## To do
Among the entries below, count the lines holding the string "hipLaunchKernelGGL". Respond with the number alone.

## Collected data entries
=== Begin Enclosure ===
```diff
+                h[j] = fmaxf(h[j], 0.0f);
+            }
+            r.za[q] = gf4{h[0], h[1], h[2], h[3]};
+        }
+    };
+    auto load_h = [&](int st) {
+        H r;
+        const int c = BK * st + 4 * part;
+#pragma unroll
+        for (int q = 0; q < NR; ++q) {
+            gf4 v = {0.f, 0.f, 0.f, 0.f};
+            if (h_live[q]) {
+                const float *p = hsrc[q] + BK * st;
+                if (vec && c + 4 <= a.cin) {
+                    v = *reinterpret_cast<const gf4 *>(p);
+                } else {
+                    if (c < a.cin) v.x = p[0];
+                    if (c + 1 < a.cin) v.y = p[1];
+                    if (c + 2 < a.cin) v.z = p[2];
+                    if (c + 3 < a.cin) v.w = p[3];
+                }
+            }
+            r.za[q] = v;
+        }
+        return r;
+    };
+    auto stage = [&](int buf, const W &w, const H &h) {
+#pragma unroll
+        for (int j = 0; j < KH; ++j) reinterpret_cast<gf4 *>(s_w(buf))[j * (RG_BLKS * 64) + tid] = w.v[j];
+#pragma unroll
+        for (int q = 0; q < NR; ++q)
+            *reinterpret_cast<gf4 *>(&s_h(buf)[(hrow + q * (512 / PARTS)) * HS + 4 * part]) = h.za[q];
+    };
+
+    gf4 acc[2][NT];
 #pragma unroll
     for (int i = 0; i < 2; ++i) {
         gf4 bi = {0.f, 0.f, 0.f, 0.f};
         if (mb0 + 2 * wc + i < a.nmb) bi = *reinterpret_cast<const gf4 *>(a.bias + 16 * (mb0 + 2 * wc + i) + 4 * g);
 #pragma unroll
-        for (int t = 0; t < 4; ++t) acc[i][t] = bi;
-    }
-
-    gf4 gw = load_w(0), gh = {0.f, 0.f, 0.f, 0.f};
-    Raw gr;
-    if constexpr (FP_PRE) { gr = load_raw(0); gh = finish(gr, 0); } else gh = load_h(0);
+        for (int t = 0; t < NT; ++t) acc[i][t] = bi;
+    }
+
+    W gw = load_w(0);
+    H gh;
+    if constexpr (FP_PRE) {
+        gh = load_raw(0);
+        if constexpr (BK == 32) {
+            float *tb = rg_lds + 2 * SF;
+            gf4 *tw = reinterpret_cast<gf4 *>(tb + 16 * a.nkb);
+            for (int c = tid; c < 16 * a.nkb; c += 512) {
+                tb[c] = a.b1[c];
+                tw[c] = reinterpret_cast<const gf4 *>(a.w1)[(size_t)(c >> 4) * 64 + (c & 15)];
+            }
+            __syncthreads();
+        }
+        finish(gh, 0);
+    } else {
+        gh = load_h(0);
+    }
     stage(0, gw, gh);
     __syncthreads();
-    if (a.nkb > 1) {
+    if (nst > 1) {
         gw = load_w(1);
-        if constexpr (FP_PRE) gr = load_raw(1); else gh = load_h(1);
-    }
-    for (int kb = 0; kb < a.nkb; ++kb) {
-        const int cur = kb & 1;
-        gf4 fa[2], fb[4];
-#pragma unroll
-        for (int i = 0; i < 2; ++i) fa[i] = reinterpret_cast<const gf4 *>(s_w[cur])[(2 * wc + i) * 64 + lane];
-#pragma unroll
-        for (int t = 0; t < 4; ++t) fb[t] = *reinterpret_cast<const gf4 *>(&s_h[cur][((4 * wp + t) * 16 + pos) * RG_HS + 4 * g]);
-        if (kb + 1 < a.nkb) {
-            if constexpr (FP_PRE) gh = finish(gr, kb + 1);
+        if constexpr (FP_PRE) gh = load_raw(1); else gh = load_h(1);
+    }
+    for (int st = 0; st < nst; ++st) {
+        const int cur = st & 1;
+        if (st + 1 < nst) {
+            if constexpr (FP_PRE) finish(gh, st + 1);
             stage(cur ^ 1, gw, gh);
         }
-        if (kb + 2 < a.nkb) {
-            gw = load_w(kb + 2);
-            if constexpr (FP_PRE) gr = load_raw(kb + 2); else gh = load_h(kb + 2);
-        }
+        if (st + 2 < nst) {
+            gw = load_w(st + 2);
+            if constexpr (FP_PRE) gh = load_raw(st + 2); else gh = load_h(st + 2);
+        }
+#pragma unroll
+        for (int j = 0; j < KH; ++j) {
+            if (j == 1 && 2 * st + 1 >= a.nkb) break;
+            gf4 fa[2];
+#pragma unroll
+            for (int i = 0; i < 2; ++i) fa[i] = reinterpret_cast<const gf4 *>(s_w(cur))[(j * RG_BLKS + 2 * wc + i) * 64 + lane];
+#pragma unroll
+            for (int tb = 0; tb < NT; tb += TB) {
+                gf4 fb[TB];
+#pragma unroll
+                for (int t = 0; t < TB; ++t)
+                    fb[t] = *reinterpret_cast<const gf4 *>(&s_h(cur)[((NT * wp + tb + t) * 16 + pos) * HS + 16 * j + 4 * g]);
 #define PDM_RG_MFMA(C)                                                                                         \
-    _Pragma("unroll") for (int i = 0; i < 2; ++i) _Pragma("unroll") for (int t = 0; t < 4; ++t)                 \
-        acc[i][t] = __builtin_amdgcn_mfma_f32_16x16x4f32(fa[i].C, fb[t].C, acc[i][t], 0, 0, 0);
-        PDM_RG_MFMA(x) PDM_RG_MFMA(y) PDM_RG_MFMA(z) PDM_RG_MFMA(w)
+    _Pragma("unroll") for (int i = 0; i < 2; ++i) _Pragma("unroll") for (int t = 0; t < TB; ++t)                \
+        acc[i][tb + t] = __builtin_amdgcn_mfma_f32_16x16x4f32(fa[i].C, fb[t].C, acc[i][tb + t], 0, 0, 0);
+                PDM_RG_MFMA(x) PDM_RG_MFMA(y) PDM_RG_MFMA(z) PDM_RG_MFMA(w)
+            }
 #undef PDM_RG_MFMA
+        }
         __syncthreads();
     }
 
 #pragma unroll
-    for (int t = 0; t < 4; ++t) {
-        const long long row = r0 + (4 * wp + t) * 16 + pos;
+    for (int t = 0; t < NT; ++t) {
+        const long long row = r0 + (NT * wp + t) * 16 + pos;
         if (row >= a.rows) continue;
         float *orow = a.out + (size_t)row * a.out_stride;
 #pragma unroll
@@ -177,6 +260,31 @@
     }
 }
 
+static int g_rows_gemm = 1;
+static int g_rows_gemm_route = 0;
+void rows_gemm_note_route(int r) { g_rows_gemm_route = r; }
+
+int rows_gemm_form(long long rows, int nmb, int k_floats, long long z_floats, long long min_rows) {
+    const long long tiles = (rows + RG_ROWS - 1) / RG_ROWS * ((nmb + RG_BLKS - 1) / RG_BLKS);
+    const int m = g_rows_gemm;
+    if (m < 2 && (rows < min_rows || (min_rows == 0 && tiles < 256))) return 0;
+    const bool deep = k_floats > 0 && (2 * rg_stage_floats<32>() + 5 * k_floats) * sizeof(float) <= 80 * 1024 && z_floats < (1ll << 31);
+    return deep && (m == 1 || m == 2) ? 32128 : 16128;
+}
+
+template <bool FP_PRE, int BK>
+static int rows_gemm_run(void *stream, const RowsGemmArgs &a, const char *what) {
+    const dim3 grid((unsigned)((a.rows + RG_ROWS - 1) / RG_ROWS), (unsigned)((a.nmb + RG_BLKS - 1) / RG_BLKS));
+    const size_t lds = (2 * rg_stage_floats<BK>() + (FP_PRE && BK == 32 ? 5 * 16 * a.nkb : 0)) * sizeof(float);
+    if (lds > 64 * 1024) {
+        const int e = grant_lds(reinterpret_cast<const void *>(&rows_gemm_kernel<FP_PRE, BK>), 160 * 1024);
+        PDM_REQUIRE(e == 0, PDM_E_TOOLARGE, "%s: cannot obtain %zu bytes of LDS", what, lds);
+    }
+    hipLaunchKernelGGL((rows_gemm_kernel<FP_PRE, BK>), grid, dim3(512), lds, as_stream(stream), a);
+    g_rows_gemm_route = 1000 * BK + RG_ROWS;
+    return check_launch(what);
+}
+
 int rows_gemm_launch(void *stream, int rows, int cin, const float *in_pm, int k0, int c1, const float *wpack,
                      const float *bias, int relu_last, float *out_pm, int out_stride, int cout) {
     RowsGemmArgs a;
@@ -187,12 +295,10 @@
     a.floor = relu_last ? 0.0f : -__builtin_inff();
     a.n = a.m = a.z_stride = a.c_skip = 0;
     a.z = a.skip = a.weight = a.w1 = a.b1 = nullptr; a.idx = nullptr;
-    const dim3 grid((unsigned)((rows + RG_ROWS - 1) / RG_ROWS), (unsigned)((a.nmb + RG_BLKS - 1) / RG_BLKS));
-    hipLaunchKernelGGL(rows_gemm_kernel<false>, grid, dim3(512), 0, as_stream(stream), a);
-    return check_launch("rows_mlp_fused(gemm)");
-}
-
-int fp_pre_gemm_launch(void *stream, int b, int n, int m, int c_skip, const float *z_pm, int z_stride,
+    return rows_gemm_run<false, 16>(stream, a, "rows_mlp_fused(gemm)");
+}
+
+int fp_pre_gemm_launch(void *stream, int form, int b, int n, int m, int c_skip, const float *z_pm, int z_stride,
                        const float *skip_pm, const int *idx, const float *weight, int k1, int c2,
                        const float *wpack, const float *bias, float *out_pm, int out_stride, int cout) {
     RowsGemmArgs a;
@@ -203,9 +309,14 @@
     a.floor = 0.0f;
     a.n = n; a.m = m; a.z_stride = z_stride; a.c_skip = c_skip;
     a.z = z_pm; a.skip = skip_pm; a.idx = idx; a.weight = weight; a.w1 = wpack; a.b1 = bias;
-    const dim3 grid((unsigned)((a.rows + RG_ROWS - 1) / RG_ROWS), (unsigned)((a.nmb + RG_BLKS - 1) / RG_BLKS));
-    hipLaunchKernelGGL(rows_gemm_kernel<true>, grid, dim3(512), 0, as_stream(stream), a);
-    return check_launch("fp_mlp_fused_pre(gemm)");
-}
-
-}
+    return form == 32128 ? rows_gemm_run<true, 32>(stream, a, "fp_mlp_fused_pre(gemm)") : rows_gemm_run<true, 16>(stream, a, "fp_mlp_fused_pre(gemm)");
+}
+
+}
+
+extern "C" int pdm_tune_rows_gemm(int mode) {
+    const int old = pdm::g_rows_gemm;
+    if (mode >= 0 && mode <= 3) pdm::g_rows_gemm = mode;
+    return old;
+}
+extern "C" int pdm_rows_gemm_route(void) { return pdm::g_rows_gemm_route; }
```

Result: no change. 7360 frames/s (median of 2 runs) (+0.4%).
=== End Enclosure ===
=== Begin Enclosure ===
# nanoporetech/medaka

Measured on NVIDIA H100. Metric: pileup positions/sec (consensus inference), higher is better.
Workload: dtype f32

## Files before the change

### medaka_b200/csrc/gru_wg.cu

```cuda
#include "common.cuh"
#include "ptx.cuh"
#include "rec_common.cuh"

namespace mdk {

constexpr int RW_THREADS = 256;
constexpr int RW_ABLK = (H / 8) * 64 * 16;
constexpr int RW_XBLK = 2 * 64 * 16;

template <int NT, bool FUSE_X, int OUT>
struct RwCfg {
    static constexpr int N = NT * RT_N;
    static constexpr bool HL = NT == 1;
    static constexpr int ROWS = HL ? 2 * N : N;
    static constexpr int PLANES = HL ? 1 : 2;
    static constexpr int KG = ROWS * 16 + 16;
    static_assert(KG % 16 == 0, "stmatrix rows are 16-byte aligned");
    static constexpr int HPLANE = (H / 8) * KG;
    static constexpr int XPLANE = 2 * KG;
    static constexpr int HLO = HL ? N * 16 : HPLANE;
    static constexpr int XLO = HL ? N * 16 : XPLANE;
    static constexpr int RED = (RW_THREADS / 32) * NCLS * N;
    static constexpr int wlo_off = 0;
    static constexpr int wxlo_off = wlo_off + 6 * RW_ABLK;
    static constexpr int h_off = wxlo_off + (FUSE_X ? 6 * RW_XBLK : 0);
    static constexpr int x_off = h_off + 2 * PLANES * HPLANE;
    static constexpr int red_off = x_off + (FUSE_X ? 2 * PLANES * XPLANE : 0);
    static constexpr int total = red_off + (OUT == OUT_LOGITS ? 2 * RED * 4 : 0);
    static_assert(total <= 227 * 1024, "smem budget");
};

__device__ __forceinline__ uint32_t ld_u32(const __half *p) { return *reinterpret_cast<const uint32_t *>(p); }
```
=== End Enclosure ===
## Exercise response
3